A lung transplant is an operation to remove and replace a diseased lung with a healthy human lung from a donor.
A donor is usually a person who’s died, but in rare cases a section of lung can be taken from a living donor.
Lung transplants aren’t carried out frequently in the UK. This is mainly because of the lack of available donors. In England, during 2013-14, 198 lung transplants were carried out.
When a lung transplant is needed
A lung transplant will often be recommended if:
- a person has advanced lung disease that isn’t responding to other methods of treatment
- a person’s life expectancy is thought to be less than two to three years without a transplant
Conditions that can be treated with a lung transplant include:
- chronic obstructive pulmonary disease (COPD) – a general term for a number of conditions that damage the lungs, usually as a result of smoking
- cystic fibrosis – an inherited condition that causes the lungs and digestive system to become clogged up with a thick sticky mucus
- pulmonary hypertension – high blood pressure in the blood vessels that carry blood from the heart to the lungs
- idiopathic pulmonary fibrosis – scarring of the lungs
Types of transplant
There are three main types of lung transplant:
- a single lung transplant – where a single damaged lung is removed from the recipient and replaced with a lung from the donor; this is often used to treat pulmonary fibrosis, but it isn’t suitable for people with cystic fibrosis because infection will spread from the remaining lung to the donated lung
- a double lung transplant – where both lungs are removed and replaced with two donated lungs; this is usually the main treatment option for people with cystic fibrosis or COPD
- a heart-lung transplant – where the heart and both lungs are removed and replaced with a donated heart and lungs; this is often recommended for people with severe pulmonary hypertension
The demand for lung transplants is far greater than the available supply of donated lungs. Therefore, a transplant will only be carried out if it’s thought there’s a relatively good chance of it being successful.

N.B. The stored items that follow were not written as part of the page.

static inline bool conv1x1_mfma_ok(const float* x, const float* residual, const float* y, const Shape& s) {
  return (s.H * s.W) % 4 == 0 && s.Cout <= 128 && tg_aligned16(x) && tg_aligned16(y) && (!residual || tg_aligned16(residual));
}
static int launch_conv1x1_segs(ChanSegs xs, const float* w, const float* bias, const float* residual, ChanSegs ys, Shape s, bool dgrad,
                               hipStream_t st) {
  const int HW = s.H * s.W;
  const int64_t quads = (int64_t)s.B * (HW / 4);
  const int w_so = dgrad ? 1 : s.Cin, w_si = dgrad ? s.Cout : 1;
  const unsigned grid = (unsigned)((quads + 63) / 64);
  const int nco = (s.Cout + 15) / 16;
#define TG_1X1(N) conv1x1_mfma_kernel<N><<<grid, 256, 0, st>>>(xs, w, bias, residual, ys, s.Cin, s.Cout, HW, quads, w_so, w_si)
  if (nco <= 1) TG_1X1(1);
  else if (nco == 2) TG_1X1(2);
  else if (nco <= 4) TG_1X1(4);
  else TG_1X1(8);
#undef TG_1X1
  return tg_launch_status();
}
static int launch_conv1x1_mfma(const float* x, const float* w, const float* bias, const float* residual, float* y, Shape s, bool dgrad,
                               hipStream_t st) {
  return launch_conv1x1_segs(one_seg(x, s.Cin), w, bias, residual, one_seg(y, s.Cout), s, dgrad, st);
}

template <int KS> struct WgCfg {
  static constexpr int CKW = (KS == 3) ? 16 : 32;
  static constexpr int KK = KS * KS;
  static constexpr int NCOL = CKW * KK;
  static constexpr int NT = (NCOL + 15) / 16;
};
constexpr int WG_GYS = 256 + 4;

template <class G, int CT>
struct GyStager {
  static constexpr int Q = G::TW / 4;
  static constexpr int ROWS_PER_CO = G::NI * G::TH;
  static constexpr int ROWS = CT * ROWS_PER_CO;
  static constexpr int NV = (ROWS * Q + CT_THREADS - 1) / CT_THREADS;
  float4 v[NV];

  __device__ __forceinline__ void load(const float* __restrict__ gy, const Shape& s, int co0, const TileCoord& tc, bool vec) {
#pragma unroll
    for (int i = 0; i < NV; ++i) {
      const int e = threadIdx.x + i * CT_THREADS;
      float4 val = make_float4(0.f, 0.f, 0.f, 0.f);
      if (e < ROWS * Q) {
        const int q = e % Q, row = e / Q;
        const int r = row % G::TH;
        const int t = row / G::TH;
        const int img = t % G::NI, co = t / G::NI;
        const int b = tc.b0 + img, hh = tc.h0 + r, ww = tc.w0 + 4 * q;
        if (b < s.B && co0 + co < s.Cout && hh < s.H && ww < s.W) {
          const float* base = gy + ((((int64_t)tc.b0 * s.Cout + co0) * s.H + tc.h0) * s.W + tc.w0);
          const float* src = base + (__umul24(__umul24(img, s.Cout) + co, s.H * s.W) + __umul24(r, s.W) + 4 * q);
          if (vec) {
            val = *reinterpret_cast<const float4*>(src);
          } else {
            val.x = src[0];
            if (ww + 1 < s.W) val.y = src[1];
            if (ww + 2 < s.W) val.z = src[2];
            if (ww + 3 < s.W) val.w = src[3];
          }
        }
      }
      v[i] = val;
    }
  }

  __device__ __forceinline__ void store(float* __restrict__ gl) const {
#pragma unroll
    for (int i = 0; i < NV; ++i) {
      const int e = threadIdx.x + i * CT_THREADS;
      if (e < ROWS * Q) {
        const int q = e % Q, row = e / Q;
        const int co = row / ROWS_PER_CO, prow = row % ROWS_PER_CO;
        *reinterpret_cast<float4*>(gl + co * WG_GYS + prow * G::TW + 4 * q) = v[i];
      }
    }
  }

  static_assert(ROWS_PER_CO * Q == 64, "one channel of a gy tile = one wave's worth of float4");
  __device__ __forceinline__ void add_channel_sums(float* acc ) const {
#pragma unroll
    for (int i = 0; i < NV; ++i) acc[i] += wave_sum((v[i].x + v[i].y) + (v[i].z + v[i].w));
  }
};
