# robot-learning-freiburg/CL-SLAM

Measured on AMD Instinct MI355X. Metric: online-adapt frames/sec @192x640 (1 triplet + K replay), higher is better.
Workload: dtype f32; 1 GPU; DepthPosePrediction.adapt(steps=1), 192x640, 1 online + K=4 replay triplets (global batch 5); ResNet-18 depth+pose nets, closed-form random-init weights; a frame = 5 triplets (value = steps/s * B/5); global_batch=5, replay_k=4, height=192, width=640, adapt_steps_per_frame=1, parallelism=single, lcd_encoder_in_frame=False

## Files before the change

cl-slam_amd/clslam_hip/_lib.py:

```python
import ctypes as C
from pathlib import Path

import torch
from typing import Optional

LIB_PATH = Path(__file__).resolve().parents[1] / 'lib' / 'libclslam_hip.so'

OK = 0
ACT_NONE, ACT_RELU, ACT_ELU, ACT_HSWISH, ACT_HSIGMOID = 0, 1, 2, 3, 4
PAD_ZERO, PAD_REFLECT = 0, 1
DEPTH_EVAL_MEDIAN_SCALING, DEPTH_EVAL_FROM_DISP, DEPTH_EVAL_NO_MAX = 1, 2, 4

fptr = C.c_void_p
i32 = C.c_int32


class ConvDesc(C.Structure):
    _fields_ = [('src_a', fptr), ('src_b', fptr), ('weight', fptr), ('scale', fptr), ('shift', fptr),
                ('residual', fptr), ('out', fptr),
                ('batch', i32), ('in_h', i32), ('in_w', i32), ('ch_a', i32), ('ch_b', i32),
                ('out_h', i32), ('out_w', i32), ('ch_out', i32),
                ('ksize', i32), ('stride', i32), ('pad', i32), ('pad_mode', i32), ('upsample_a', i32),
                ('act', i32), ('config', i32), ('actgrad_src', fptr), ('actgrad_kind', i32),
                ('workspace', C.c_void_p), ('workspace_bytes', C.c_size_t), ('weight_wino', fptr), ('cu_limit', i32)]


class TransposeItem(C.Structure):
    _fields_ = [('w', fptr), ('wt', fptr), ('ch_out', i32), ('taps', i32), ('ch_in', i32), ('ch_in_sel', i32)]


class CopyItem(C.Structure):
    _fields_ = [('src', C.c_void_p), ('dst', C.c_void_p), ('bytes', C.c_size_t)]


class LossDesc(C.Structure):
    _fields_ = [('partial', fptr * 4), ('disp', fptr * 4), ('rgb0', fptr * 4), ('means', fptr * 4),
                ('pose', fptr), ('dist0', fptr), ('dist1', fptr), ('sample_w', fptr), ('smooth_w', fptr),
                ('losses', fptr), ('smooth_aux', fptr),
                ('batch', i32), ('nblk', i32), ('H', i32), ('W', i32), ('n_smooth', i32),
                ('smooth_scale', C.c_float), ('vel_scale', C.c_float)]
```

For example, a lung transplant wouldn’t be recommended for someone with lung cancer because the cancer could reoccur in the donated lungs.

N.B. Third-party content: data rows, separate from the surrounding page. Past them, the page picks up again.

static ef_list* subtree_embeddings(ef_pairing* root, const ef_config* cfg, const char* GEN, ef_work* wk) {
  if (root->emb_memo) return root->emb_memo;
  if (++wk->used > wk->limit) return NULL;
  ef_list* out = efl_new();
  root->visited = true;
  if (efl_empty(root->adjs)) {
    emb* e = emb_new(1);
    e->e[0].p = root->p; e->e[0].t = root->t; e->e[0].l = root->l;
    efl_push_front(out, e);
  } else {
    ef_iter ai = efl_begin(root->adjs);
    while (efi_has_next(&ai)) {
      ef_pairing* adj = (ef_pairing*)efi_next(&ai);
      ef_list* sub = subtree_embeddings(adj, cfg, GEN, wk);
      if (!sub) { efl_free(out, embedding_free); return NULL; }
      ef_iter si = efl_begin(sub);
      while (efi_has_next(&si)) {
        emb* add = update_embedding((const emb*)efi_next(&si), root, GEN, cfg);
        if (!add) continue;
        if (++wk->used > wk->limit) { embedding_free(add); efl_free(out, embedding_free); return NULL; }
        int is_max = 2;
        ef_iter ci = efl_begin(out);
        while (efi_has_next(&ci) && is_max >= 1) {
          const emb* cmp = (const emb*)efi_next(&ci);
          is_max = maximality_relation(add, cmp);
          if (is_max == 2) efi_remove(&ci, embedding_free);
        }
        if (is_max >= 1) efl_push_back(out, add); else embedding_free(add);
      }
    }
  }
  root->emb_memo = out;
  return out;
}

static ef_list* factorizations_from_embeddings(ef_list* embeddings, const ef_config* cfg) {
  ef_list* out = efl_new();
  const int fl = 2 * (int)cfg->min_factor_len;
  ef_iter ei = efl_begin(embeddings);
  while (efi_has_next(&ei)) {
    const emb* em = (const emb*)efi_next(&ei);
    ef_list* fact = efl_new();
    ef_factor* last = NULL;
    for (uint32_t q = 0; q < em->n; ++q) {
      const ptl* x = &em->e[q];
      if (efl_empty(fact) || (x->t - last->GEN_end - 1) > fl) {
        last = factor_new(x->p, x->p + x->l - 1, x->t, x->t + x->l - 1);
        efl_push_back(fact, last);
      } else {
        last = (ef_factor*)efl_tail(fact);
        last->EST_end = x->p + x->l - 1;
        last->GEN_end = x->t + x->l - 1;
      }
    }
    efl_push_back(out, fact);
  }
  return out;
}

static bool not_source_sink(ef_list* fact, int est_len) {
  if (efl_size(fact) > 1) return true;
  const ef_factor* h = (const ef_factor*)efl_head(fact);
  return !(h->EST_start < 0 || h->EST_start >= est_len);
}

static bool exon_start_end_ok(ef_list* fact) {
  int prev_e = -1, prev_g = -1;
  ef_iter it = efl_begin(fact);
  while (efi_has_next(&it)) {
    const ef_factor* x = (const ef_factor*)efi_next(&it);
    if (x->EST_start > x->EST_end || x->GEN_start > x->GEN_end) return false;
    if (x->EST_start < prev_e || x->GEN_start < prev_g) return false;
    prev_e = x->EST_end; prev_g = x->GEN_end;
  }
  return true;
}

static void endpoint_head_apply(ef_list* fact, ef_factor* head, const ef_dp_res* r) {
  const char* ea = r->s0; const char* ga = r->s1;
  const int dim = r->v[1];
  int j = 0, matches = 0, cut_factor = head->EST_start, cut_exon = head->GEN_start;
  bool stop = false;
  while (j < dim && !stop) {
    if (matches > 5) stop = true;
    else {
      if (ea[j] == ga[j]) { ++cut_factor; ++cut_exon; ++matches; }
      else { if (ea[j] != '-') ++cut_factor; if (ga[j] != '-') ++cut_exon; matches = 0; }
      ++j;
    }
  }
  if (!stop) free(efl_pop_front(fact));
  else { head->EST_start = cut_factor - matches; head->GEN_start = cut_exon - matches; }
}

You also won’t be considered for a lung transplant if you smoke.
It’s possible for a person to receive a lung transplant from living donors (two living donors are usually required for one recipient). However, lung transplants from living donors are currently rare in the UK.
During this type of lung transplant, the lower lobe of the right lung is removed from one donor, and the lower lobe of the left lung is removed from the other donor. Both lungs are removed from the recipient and replaced with the lung implants from the donors in a single operation.
Most people who receive lung transplants from living donors have cystic fibrosis and are close relatives of the donors. The recipient and donors need to be compatible in size and have matching blood groups.
Before being placed on the transplant list you’ll need to have some tests to make sure your other major organs, such as your heart, kidneys and liver, will function properly after the transplant.
Read more about preparing for a lung transplant.
The lung transplant procedure
A lung transplant usually takes between four and 12 hours to complete, depending on the complexity of the operation.
A cut is made in your chest and the damaged lungs removed. Depending on your individual circumstances, you may be connected to a heart and lung bypass machine to keep your blood circulating during the operation.
The donated lungs will then be connected to the relevant airways and blood vessels and the chest will be closed.
Read more about how a lung transplant is performed.
A lung transplant is a major operation that may take at least three months to recover from. It could be quite a while before you’re able to return to work so you’ll need to make necessary arrangements with your employer.
Read more about recovering from a lung transplant.
A lung transplant is a complex type of surgery that carries a high risk of complications.
A common complication is the immune system rejecting the donated lungs. As a result of this, a medication known as an immunosuppressive is given to dampen the effects of the immune system, reducing the risk of rejection. However, taking immunosuppressives carries its own risks as they increase the chances of infection.
Read more about risks associated with a lung transplant.
The outlook for people who’ve had a lung transplant has improved in recent years and it’s expected to continue improving.
The British Transplantation Society estimates that around nine out of 10 people survive a lung transplant, with most of these surviving for at least a year after having the operation.
About five out of 10 people will survive for at least five years after having a lung transplant, with many people living for at least 10 years. There have also been reports of some people living for 20 years or more after a lung transplant.
Although complications can occur at any time, a serious complication is most likely to occur in the first year after the transplant.
The NHS Organ Donor Register
Joining the NHS Organ Donor Register is a failsafe way of ensuring your wishes are made clear. It means there’s a permanent record of your wishes that doctors can check in the event of your death.
Joining the NHS Organ Donor Register is quick, simple, and you can remove yourself from it at any time.